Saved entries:
● ● ● ●
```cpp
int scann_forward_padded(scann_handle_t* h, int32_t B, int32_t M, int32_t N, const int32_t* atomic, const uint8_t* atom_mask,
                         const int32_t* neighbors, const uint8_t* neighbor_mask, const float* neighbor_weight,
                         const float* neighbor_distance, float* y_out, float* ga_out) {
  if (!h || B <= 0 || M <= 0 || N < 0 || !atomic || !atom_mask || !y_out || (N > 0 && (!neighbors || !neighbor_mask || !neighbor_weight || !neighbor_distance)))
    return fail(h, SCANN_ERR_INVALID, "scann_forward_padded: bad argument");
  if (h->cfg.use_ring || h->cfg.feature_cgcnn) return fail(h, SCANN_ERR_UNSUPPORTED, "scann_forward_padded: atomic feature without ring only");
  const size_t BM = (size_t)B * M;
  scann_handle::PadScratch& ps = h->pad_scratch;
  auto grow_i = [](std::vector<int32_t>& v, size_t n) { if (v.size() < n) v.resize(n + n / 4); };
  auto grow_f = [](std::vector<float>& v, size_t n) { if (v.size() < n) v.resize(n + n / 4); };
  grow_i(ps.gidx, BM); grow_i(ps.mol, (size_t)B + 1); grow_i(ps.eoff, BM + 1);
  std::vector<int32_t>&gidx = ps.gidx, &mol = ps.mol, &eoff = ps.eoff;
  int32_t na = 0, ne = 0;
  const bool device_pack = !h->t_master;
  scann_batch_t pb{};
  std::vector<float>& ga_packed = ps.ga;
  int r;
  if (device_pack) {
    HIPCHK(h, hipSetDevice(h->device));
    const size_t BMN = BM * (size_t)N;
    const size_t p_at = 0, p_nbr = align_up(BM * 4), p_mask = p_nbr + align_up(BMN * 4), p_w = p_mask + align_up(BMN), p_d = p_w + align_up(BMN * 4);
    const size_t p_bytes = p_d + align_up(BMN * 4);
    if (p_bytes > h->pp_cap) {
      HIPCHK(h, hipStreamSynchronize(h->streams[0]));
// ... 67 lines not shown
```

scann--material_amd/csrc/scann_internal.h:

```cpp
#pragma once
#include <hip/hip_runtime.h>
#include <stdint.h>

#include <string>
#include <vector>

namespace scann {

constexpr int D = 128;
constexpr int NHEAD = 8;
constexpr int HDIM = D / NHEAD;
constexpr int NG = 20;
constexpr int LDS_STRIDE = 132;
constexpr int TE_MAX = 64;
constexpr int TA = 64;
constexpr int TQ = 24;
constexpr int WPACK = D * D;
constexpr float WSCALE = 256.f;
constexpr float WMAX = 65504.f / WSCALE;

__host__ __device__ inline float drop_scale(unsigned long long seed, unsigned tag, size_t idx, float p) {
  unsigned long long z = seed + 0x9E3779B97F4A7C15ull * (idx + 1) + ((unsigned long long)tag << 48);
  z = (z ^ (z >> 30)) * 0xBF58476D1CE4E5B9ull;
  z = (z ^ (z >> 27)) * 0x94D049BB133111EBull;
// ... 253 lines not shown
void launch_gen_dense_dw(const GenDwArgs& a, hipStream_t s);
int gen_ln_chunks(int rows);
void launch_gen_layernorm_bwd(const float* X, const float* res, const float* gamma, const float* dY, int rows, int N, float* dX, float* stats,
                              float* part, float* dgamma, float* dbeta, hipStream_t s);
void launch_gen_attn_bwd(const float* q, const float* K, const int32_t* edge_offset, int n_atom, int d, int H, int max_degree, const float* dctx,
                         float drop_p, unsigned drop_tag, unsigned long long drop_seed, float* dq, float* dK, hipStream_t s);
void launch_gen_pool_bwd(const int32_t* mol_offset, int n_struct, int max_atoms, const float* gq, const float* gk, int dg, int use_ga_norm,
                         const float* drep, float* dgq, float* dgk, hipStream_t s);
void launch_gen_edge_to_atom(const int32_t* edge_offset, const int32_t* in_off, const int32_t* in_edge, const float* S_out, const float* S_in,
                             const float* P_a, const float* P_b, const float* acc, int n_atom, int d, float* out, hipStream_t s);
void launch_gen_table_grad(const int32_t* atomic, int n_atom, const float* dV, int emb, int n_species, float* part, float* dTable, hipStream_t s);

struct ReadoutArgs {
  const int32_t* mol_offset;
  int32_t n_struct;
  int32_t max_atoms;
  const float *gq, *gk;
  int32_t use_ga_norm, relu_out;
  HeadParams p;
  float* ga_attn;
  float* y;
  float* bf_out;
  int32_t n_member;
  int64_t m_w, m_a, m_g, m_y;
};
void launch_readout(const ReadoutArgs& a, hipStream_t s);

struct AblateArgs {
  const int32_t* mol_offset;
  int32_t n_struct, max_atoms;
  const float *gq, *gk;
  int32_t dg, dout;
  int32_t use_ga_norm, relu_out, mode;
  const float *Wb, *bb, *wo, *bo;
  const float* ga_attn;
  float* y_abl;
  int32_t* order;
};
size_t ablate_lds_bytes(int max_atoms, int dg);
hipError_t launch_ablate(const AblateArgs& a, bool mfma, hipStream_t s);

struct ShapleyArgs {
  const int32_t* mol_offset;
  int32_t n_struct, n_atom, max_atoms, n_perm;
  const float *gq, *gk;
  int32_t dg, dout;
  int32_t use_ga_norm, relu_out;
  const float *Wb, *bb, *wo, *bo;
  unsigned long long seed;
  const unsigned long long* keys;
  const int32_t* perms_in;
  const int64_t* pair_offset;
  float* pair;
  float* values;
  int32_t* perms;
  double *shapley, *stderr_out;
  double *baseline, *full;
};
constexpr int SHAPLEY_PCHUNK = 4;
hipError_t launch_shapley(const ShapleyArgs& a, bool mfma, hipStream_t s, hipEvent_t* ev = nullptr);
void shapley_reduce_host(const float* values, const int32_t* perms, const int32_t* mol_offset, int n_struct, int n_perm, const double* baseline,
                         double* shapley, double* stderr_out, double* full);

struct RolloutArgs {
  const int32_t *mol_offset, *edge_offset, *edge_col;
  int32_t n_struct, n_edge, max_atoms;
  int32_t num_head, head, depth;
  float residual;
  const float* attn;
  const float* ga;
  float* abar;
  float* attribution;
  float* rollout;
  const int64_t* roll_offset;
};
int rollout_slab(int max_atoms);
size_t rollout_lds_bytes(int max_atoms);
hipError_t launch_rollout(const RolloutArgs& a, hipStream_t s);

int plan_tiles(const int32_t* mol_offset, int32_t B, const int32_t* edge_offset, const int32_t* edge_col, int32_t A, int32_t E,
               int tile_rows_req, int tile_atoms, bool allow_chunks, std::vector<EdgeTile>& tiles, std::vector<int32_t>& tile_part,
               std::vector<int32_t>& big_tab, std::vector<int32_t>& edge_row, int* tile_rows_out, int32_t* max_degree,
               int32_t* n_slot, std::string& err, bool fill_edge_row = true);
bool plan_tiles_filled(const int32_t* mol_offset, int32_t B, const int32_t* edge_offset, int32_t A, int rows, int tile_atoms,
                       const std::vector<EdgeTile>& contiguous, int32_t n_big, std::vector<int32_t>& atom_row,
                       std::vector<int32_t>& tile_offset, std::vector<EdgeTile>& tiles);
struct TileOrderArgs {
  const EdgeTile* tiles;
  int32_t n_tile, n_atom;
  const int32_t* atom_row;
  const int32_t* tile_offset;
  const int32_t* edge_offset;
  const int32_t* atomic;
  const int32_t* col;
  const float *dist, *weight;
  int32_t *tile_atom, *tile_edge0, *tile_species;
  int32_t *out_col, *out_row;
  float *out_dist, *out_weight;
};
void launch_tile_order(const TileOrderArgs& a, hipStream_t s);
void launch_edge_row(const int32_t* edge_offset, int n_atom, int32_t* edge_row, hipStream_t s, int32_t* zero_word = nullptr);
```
● ● ● ●
The task: Write out every entry exactly as it appears.

Result for this task:
```cpp
int scann_forward_padded(scann_handle_t* h, int32_t B, int32_t M, int32_t N, const int32_t* atomic, const uint8_t* atom_mask,
                         const int32_t* neighbors, const uint8_t* neighbor_mask, const float* neighbor_weight,
                         const float* neighbor_distance, float* y_out, float* ga_out) {
  if (!h || B <= 0 || M <= 0 || N < 0 || !atomic || !atom_mask || !y_out || (N > 0 && (!neighbors || !neighbor_mask || !neighbor_weight || !neighbor_distance)))
    return fail(h, SCANN_ERR_INVALID, "scann_forward_padded: bad argument");
  if (h->cfg.use_ring || h->cfg.feature_cgcnn) return fail(h, SCANN_ERR_UNSUPPORTED, "scann_forward_padded: atomic feature without ring only");
  const size_t BM = (size_t)B * M;
  scann_handle::PadScratch& ps = h->pad_scratch;
  auto grow_i = [](std::vector<int32_t>& v, size_t n) { if (v.size() < n) v.resize(n + n / 4); };
  auto grow_f = [](std::vector<float>& v, size_t n) { if (v.size() < n) v.resize(n + n / 4); };
  grow_i(ps.gidx, BM); grow_i(ps.mol, (size_t)B + 1); grow_i(ps.eoff, BM + 1);
  std::vector<int32_t>&gidx = ps.gidx, &mol = ps.mol, &eoff = ps.eoff;
  int32_t na = 0, ne = 0;
  const bool device_pack = !h->t_master;
  scann_batch_t pb{};
  std::vector<float>& ga_packed = ps.ga;
  int r;
  if (device_pack) {
    HIPCHK(h, hipSetDevice(h->device));
    const size_t BMN = BM * (size_t)N;
    const size_t p_at = 0, p_nbr = align_up(BM * 4), p_mask = p_nbr + align_up(BMN * 4), p_w = p_mask + align_up(BMN), p_d = p_w + align_up(BMN * 4);
    const size_t p_bytes = p_d + align_up(BMN * 4);
    if (p_bytes > h->pp_cap) {
      HIPCHK(h, hipStreamSynchronize(h->streams[0]));
// ... 67 lines not shown
```

scann--material_amd/csrc/scann_internal.h:

```cpp
#pragma once
#include <hip/hip_runtime.h>
#include <stdint.h>

#include <string>
#include <vector>

namespace scann {

constexpr int D = 128;
constexpr int NHEAD = 8;
constexpr int HDIM = D / NHEAD;
constexpr int NG = 20;
constexpr int LDS_STRIDE = 132;
constexpr int TE_MAX = 64;
constexpr int TA = 64;
constexpr int TQ = 24;
constexpr int WPACK = D * D;
constexpr float WSCALE = 256.f;
constexpr float WMAX = 65504.f / WSCALE;

__host__ __device__ inline float drop_scale(unsigned long long seed, unsigned tag, size_t idx, float p) {
  unsigned long long z = seed + 0x9E3779B97F4A7C15ull * (idx + 1) + ((unsigned long long)tag << 48);
  z = (z ^ (z >> 30)) * 0xBF58476D1CE4E5B9ull;
  z = (z ^ (z >> 27)) * 0x94D049BB133111EBull;
// ... 253 lines not shown
void launch_gen_dense_dw(const GenDwArgs& a, hipStream_t s);
int gen_ln_chunks(int rows);
void launch_gen_layernorm_bwd(const float* X, const float* res, const float* gamma, const float* dY, int rows, int N, float* dX, float* stats,
                              float* part, float* dgamma, float* dbeta, hipStream_t s);
void launch_gen_attn_bwd(const float* q, const float* K, const int32_t* edge_offset, int n_atom, int d, int H, int max_degree, const float* dctx,
                         float drop_p, unsigned drop_tag, unsigned long long drop_seed, float* dq, float* dK, hipStream_t s);
void launch_gen_pool_bwd(const int32_t* mol_offset, int n_struct, int max_atoms, const float* gq, const float* gk, int dg, int use_ga_norm,
                         const float* drep, float* dgq, float* dgk, hipStream_t s);
void launch_gen_edge_to_atom(const int32_t* edge_offset, const int32_t* in_off, const int32_t* in_edge, const float* S_out, const float* S_in,
                             const float* P_a, const float* P_b, const float* acc, int n_atom, int d, float* out, hipStream_t s);
void launch_gen_table_grad(const int32_t* atomic, int n_atom, const float* dV, int emb, int n_species, float* part, float* dTable, hipStream_t s);

struct ReadoutArgs {
  const int32_t* mol_offset;
  int32_t n_struct;
  int32_t max_atoms;
  const float *gq, *gk;
  int32_t use_ga_norm, relu_out;
  HeadParams p;
  float* ga_attn;
  float* y;
  float* bf_out;
  int32_t n_member;
  int64_t m_w, m_a, m_g, m_y;
};
void launch_readout(const ReadoutArgs& a, hipStream_t s);

struct AblateArgs {
  const int32_t* mol_offset;
  int32_t n_struct, max_atoms;
  const float *gq, *gk;
  int32_t dg, dout;
  int32_t use_ga_norm, relu_out, mode;
  const float *Wb, *bb, *wo, *bo;
  const float* ga_attn;
  float* y_abl;
  int32_t* order;
};
size_t ablate_lds_bytes(int max_atoms, int dg);
hipError_t launch_ablate(const AblateArgs& a, bool mfma, hipStream_t s);

struct ShapleyArgs {
  const int32_t* mol_offset;
  int32_t n_struct, n_atom, max_atoms, n_perm;
  const float *gq, *gk;
  int32_t dg, dout;
  int32_t use_ga_norm, relu_out;
  const float *Wb, *bb, *wo, *bo;
  unsigned long long seed;
  const unsigned long long* keys;
  const int32_t* perms_in;
  const int64_t* pair_offset;
  float* pair;
  float* values;
  int32_t* perms;
  double *shapley, *stderr_out;
  double *baseline, *full;
};
constexpr int SHAPLEY_PCHUNK = 4;
hipError_t launch_shapley(const ShapleyArgs& a, bool mfma, hipStream_t s, hipEvent_t* ev = nullptr);
void shapley_reduce_host(const float* values, const int32_t* perms, const int32_t* mol_offset, int n_struct, int n_perm, const double* baseline,
                         double* shapley, double* stderr_out, double* full);

struct RolloutArgs {
  const int32_t *mol_offset, *edge_offset, *edge_col;
  int32_t n_struct, n_edge, max_atoms;
  int32_t num_head, head, depth;
  float residual;
  const float* attn;
  const float* ga;
  float* abar;
  float* attribution;
  float* rollout;
  const int64_t* roll_offset;
};
int rollout_slab(int max_atoms);
size_t rollout_lds_bytes(int max_atoms);
hipError_t launch_rollout(const RolloutArgs& a, hipStream_t s);

int plan_tiles(const int32_t* mol_offset, int32_t B, const int32_t* edge_offset, const int32_t* edge_col, int32_t A, int32_t E,
               int tile_rows_req, int tile_atoms, bool allow_chunks, std::vector<EdgeTile>& tiles, std::vector<int32_t>& tile_part,
               std::vector<int32_t>& big_tab, std::vector<int32_t>& edge_row, int* tile_rows_out, int32_t* max_degree,
               int32_t* n_slot, std::string& err, bool fill_edge_row = true);
bool plan_tiles_filled(const int32_t* mol_offset, int32_t B, const int32_t* edge_offset, int32_t A, int rows, int tile_atoms,
                       const std::vector<EdgeTile>& contiguous, int32_t n_big, std::vector<int32_t>& atom_row,
                       std::vector<int32_t>& tile_offset, std::vector<EdgeTile>& tiles);
struct TileOrderArgs {
  const EdgeTile* tiles;
  int32_t n_tile, n_atom;
  const int32_t* atom_row;
  const int32_t* tile_offset;
  const int32_t* edge_offset;
  const int32_t* atomic;
  const int32_t* col;
  const float *dist, *weight;
  int32_t *tile_atom, *tile_edge0, *tile_species;
  int32_t *out_col, *out_row;
  float *out_dist, *out_weight;
};
void launch_tile_order(const TileOrderArgs& a, hipStream_t s);
void launch_edge_row(const int32_t* edge_offset, int n_atom, int32_t* edge_row, hipStream_t s, int32_t* zero_word = nullptr);
```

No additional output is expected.